• **TASK GOAL**
A word-for-word transcription of the data below is required.

• **EXERCISE INPUTS**
|---|
## Replace full-tile guard residual GEMM with a lean single-wave residual kernel

The residual-guard pass, which runs only when the activation range guard trips, no longer relaunches the full LDS-pipelined gconv3 tile kernel. It now uses a dedicated 64-thread kernel that loads activations and weights directly into MFMA 32x32x16 fp16 ops with a grid-stride loop. When the guard does not trip, the old path still launched a full grid of heavy 512/256-thread blocks that each returned early; the new kernel exits just as early but with small blocks and a capped grid, so it costs less launch and occupancy. The main kernel also loses its GUARD template branches. The tripped path is now an unpipelined kernel without LDS reuse and may be slower when the guard actually fires.

Measured after the change: 460.9 point-pairs/s (median of 6 runs). 1.03x the previous value.

```diff
diff --git a/hplflownet_amd/csrc/gconv3.hip b/hplflownet_amd/csrc/gconv3.hip
--- a/hplflownet_amd/csrc/gconv3.hip
+++ b/hplflownet_amd/csrc/gconv3.hip
@@ -57,13 +57,11 @@
 
 constexpr int BM3 = 128;
 
-template <int WGN, int F_LDS, int NB, int PL, bool GUARD = false>
+template <int WGN, int F_LDS, int NB, int PL>
 __device__ __forceinline__ void gconv3_body(const GParams &p, const unsigned block) {
     static_assert(PL == 2 || PL == 3, "operand planes: 2 (fp16 pairs) or 3 (bf16 triples)");
-    static_assert(!GUARD || PL == 2, "the range guard belongs to the fp16-pair form");
     bool tripped = false;
     if constexpr (PL == 2) tripped = guard_tripped(p.a_amax, p.a_guard);
-    if constexpr (GUARD) { if (!tripped) return; }
     constexpr int BM = BM3, BN = 64 * WGN, NT = 128 * WGN;
     constexpr int ROWS_PP = NT / 4;
     constexpr int A_PASSES = 2 * BM / ROWS_PP;
@@ -245,7 +243,6 @@
     if constexpr (PL == 2) {
         s_a = split_scale(p.a_amax[0]);
         s_out = split_unscale(s_a);
-        if constexpr (GUARD) s_out *= 1.0f / (float)(1 << RESID_SHIFT);
         s_out2 = split_unscale(split_scale(p.w_amax[0]));
     }
     auto store_a = [&](auto set_tag, int h, int st, int j) {
@@ -255,13 +252,8 @@
         unsigned char *base = smem + st * A_STAGE + (kb_w * BM + a_slot(row, kb_w)) * 16 + (t & 1) * 8;
         if constexpr (PL == 2) {
             unsigned h0, l0, h1, l1;
-            if constexpr (GUARD) {
-                split2h_resid(v.x, v.y, s_a, h0, l0);
-                split2h_resid(v.z, v.w, s_a, h1, l1);
-            } else {
-                split2h(v.x, v.y, s_a, h0, l0);
-                split2h(v.z, v.w, s_a, h1, l1);
-            }
+            split2h(v.x, v.y, s_a, h0, l0);
+            split2h(v.z, v.w, s_a, h1, l1);
             *reinterpret_cast<u32x2 *>(base) = u32x2{h0, h1};
             *reinterpret_cast<u32x2 *>(base + 2 * BM * 16) = u32x2{l0, l1};
         } else {
@@ -519,10 +511,7 @@
 #pragma unroll
                 for (int r = 0; r < 16; ++r) acc[i][j][r] = acc[i][j][r] * s_out * s_out2;
     }
-    if constexpr (GUARD) {
-        if (p.guard_trips && t == 0 && tile_m == 0 && tile_n == 0 && split == 0) atomicAdd(p.guard_trips, 1);
-    }
-    const bool defer = !GUARD && tripped;
+    const bool defer = tripped;
 
     typedef int int32x4v __attribute__((ext_vector_type(4)));
     const bool fast_epi = p.epi_fast != 0;
@@ -660,14 +649,128 @@
     }
 }
 
-template <int WGN, int F_LDS, int PL, int NB = 3, bool GUARD = false>
+template <int WGN, int F_LDS, int PL, int NB = 3>
 __global__ void __launch_bounds__(128 * WGN, 2) k_gconv3(const GParams p) {
-    gconv3_body<WGN, F_LDS, NB, PL, GUARD>(p, blockIdx.x);
-}
-
-template <int F_LDS, int NB, int PL, bool GUARD = false>
+    gconv3_body<WGN, F_LDS, NB, PL>(p, blockIdx.x);
+}
+
+template <int F_LDS, int NB, int PL>
 __global__ void __launch_bounds__(512, 2) k_gconv3w(const GParams p) {
-    gconv3_body<4, F_LDS, NB, PL, GUARD>(p, blockIdx.x);
+    gconv3_body<4, F_LDS, NB, PL>(p, blockIdx.x);
+}
+
+__global__ void __launch_bounds__(64) __attribute__((amdgpu_waves_per_eu(8, 8))) k_gconv3_resid(const GParams p) {
+    if (!guard_tripped(p.a_amax, p.a_guard)) return;
+    const int lane = threadIdx.x, li = lane & 31, hi = lane >> 5;
+    const int split = blockIdx.y;
+    if (p.guard_trips && blockIdx.x == 0 && split == 0 && lane == 0) atomicAdd(p.guard_trips, 1);
+    constexpr unsigned OOB = 0x80000000u;
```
|---|
• **TASK RESPONSE**
## Replace full-tile guard residual GEMM with a lean single-wave residual kernel

The residual-guard pass, which runs only when the activation range guard trips, no longer relaunches the full LDS-pipelined gconv3 tile kernel. It now uses a dedicated 64-thread kernel that loads activations and weights directly into MFMA 32x32x16 fp16 ops with a grid-stride loop. When the guard does not trip, the old path still launched a full grid of heavy 512/256-thread blocks that each returned early; the new kernel exits just as early but with small blocks and a capped grid, so it costs less launch and occupancy. The main kernel also loses its GUARD template branches. The tripped path is now an unpipelined kernel without LDS reuse and may be slower when the guard actually fires.

Measured after the change: 460.9 point-pairs/s (median of 6 runs). 1.03x the previous value.

```diff
diff --git a/hplflownet_amd/csrc/gconv3.hip b/hplflownet_amd/csrc/gconv3.hip
--- a/hplflownet_amd/csrc/gconv3.hip
+++ b/hplflownet_amd/csrc/gconv3.hip
@@ -57,13 +57,11 @@
 
 constexpr int BM3 = 128;
 
-template <int WGN, int F_LDS, int NB, int PL, bool GUARD = false>
+template <int WGN, int F_LDS, int NB, int PL>
 __device__ __forceinline__ void gconv3_body(const GParams &p, const unsigned block) {
     static_assert(PL == 2 || PL == 3, "operand planes: 2 (fp16 pairs) or 3 (bf16 triples)");
-    static_assert(!GUARD || PL == 2, "the range guard belongs to the fp16-pair form");
     bool tripped = false;
     if constexpr (PL == 2) tripped = guard_tripped(p.a_amax, p.a_guard);
-    if constexpr (GUARD) { if (!tripped) return; }
     constexpr int BM = BM3, BN = 64 * WGN, NT = 128 * WGN;
     constexpr int ROWS_PP = NT / 4;
     constexpr int A_PASSES = 2 * BM / ROWS_PP;
@@ -245,7 +243,6 @@
     if constexpr (PL == 2) {
         s_a = split_scale(p.a_amax[0]);
         s_out = split_unscale(s_a);
-        if constexpr (GUARD) s_out *= 1.0f / (float)(1 << RESID_SHIFT);
         s_out2 = split_unscale(split_scale(p.w_amax[0]));
     }
     auto store_a = [&](auto set_tag, int h, int st, int j) {
@@ -255,13 +252,8 @@
         unsigned char *base = smem + st * A_STAGE + (kb_w * BM + a_slot(row, kb_w)) * 16 + (t & 1) * 8;
         if constexpr (PL == 2) {
             unsigned h0, l0, h1, l1;
-            if constexpr (GUARD) {
-                split2h_resid(v.x, v.y, s_a, h0, l0);
-                split2h_resid(v.z, v.w, s_a, h1, l1);
-            } else {
-                split2h(v.x, v.y, s_a, h0, l0);
-                split2h(v.z, v.w, s_a, h1, l1);
-            }
+            split2h(v.x, v.y, s_a, h0, l0);
+            split2h(v.z, v.w, s_a, h1, l1);
             *reinterpret_cast<u32x2 *>(base) = u32x2{h0, h1};
             *reinterpret_cast<u32x2 *>(base + 2 * BM * 16) = u32x2{l0, l1};
         } else {
@@ -519,10 +511,7 @@
 #pragma unroll
                 for (int r = 0; r < 16; ++r) acc[i][j][r] = acc[i][j][r] * s_out * s_out2;
     }
-    if constexpr (GUARD) {
-        if (p.guard_trips && t == 0 && tile_m == 0 && tile_n == 0 && split == 0) atomicAdd(p.guard_trips, 1);
-    }
-    const bool defer = !GUARD && tripped;
+    const bool defer = tripped;
 
     typedef int int32x4v __attribute__((ext_vector_type(4)));
     const bool fast_epi = p.epi_fast != 0;
@@ -660,14 +649,128 @@
     }
 }
 
-template <int WGN, int F_LDS, int PL, int NB = 3, bool GUARD = false>
+template <int WGN, int F_LDS, int PL, int NB = 3>
 __global__ void __launch_bounds__(128 * WGN, 2) k_gconv3(const GParams p) {
-    gconv3_body<WGN, F_LDS, NB, PL, GUARD>(p, blockIdx.x);
-}
-
-template <int F_LDS, int NB, int PL, bool GUARD = false>
+    gconv3_body<WGN, F_LDS, NB, PL>(p, blockIdx.x);
+}
+
+template <int F_LDS, int NB, int PL>
 __global__ void __launch_bounds__(512, 2) k_gconv3w(const GParams p) {
-    gconv3_body<4, F_LDS, NB, PL, GUARD>(p, blockIdx.x);
+    gconv3_body<4, F_LDS, NB, PL>(p, blockIdx.x);
+}
+
+__global__ void __launch_bounds__(64) __attribute__((amdgpu_waves_per_eu(8, 8))) k_gconv3_resid(const GParams p) {
+    if (!guard_tripped(p.a_amax, p.a_guard)) return;
+    const int lane = threadIdx.x, li = lane & 31, hi = lane >> 5;
+    const int split = blockIdx.y;
+    if (p.guard_trips && blockIdx.x == 0 && split == 0 && lane == 0) atomicAdd(p.guard_trips, 1);
+    constexpr unsigned OOB = 0x80000000u;
```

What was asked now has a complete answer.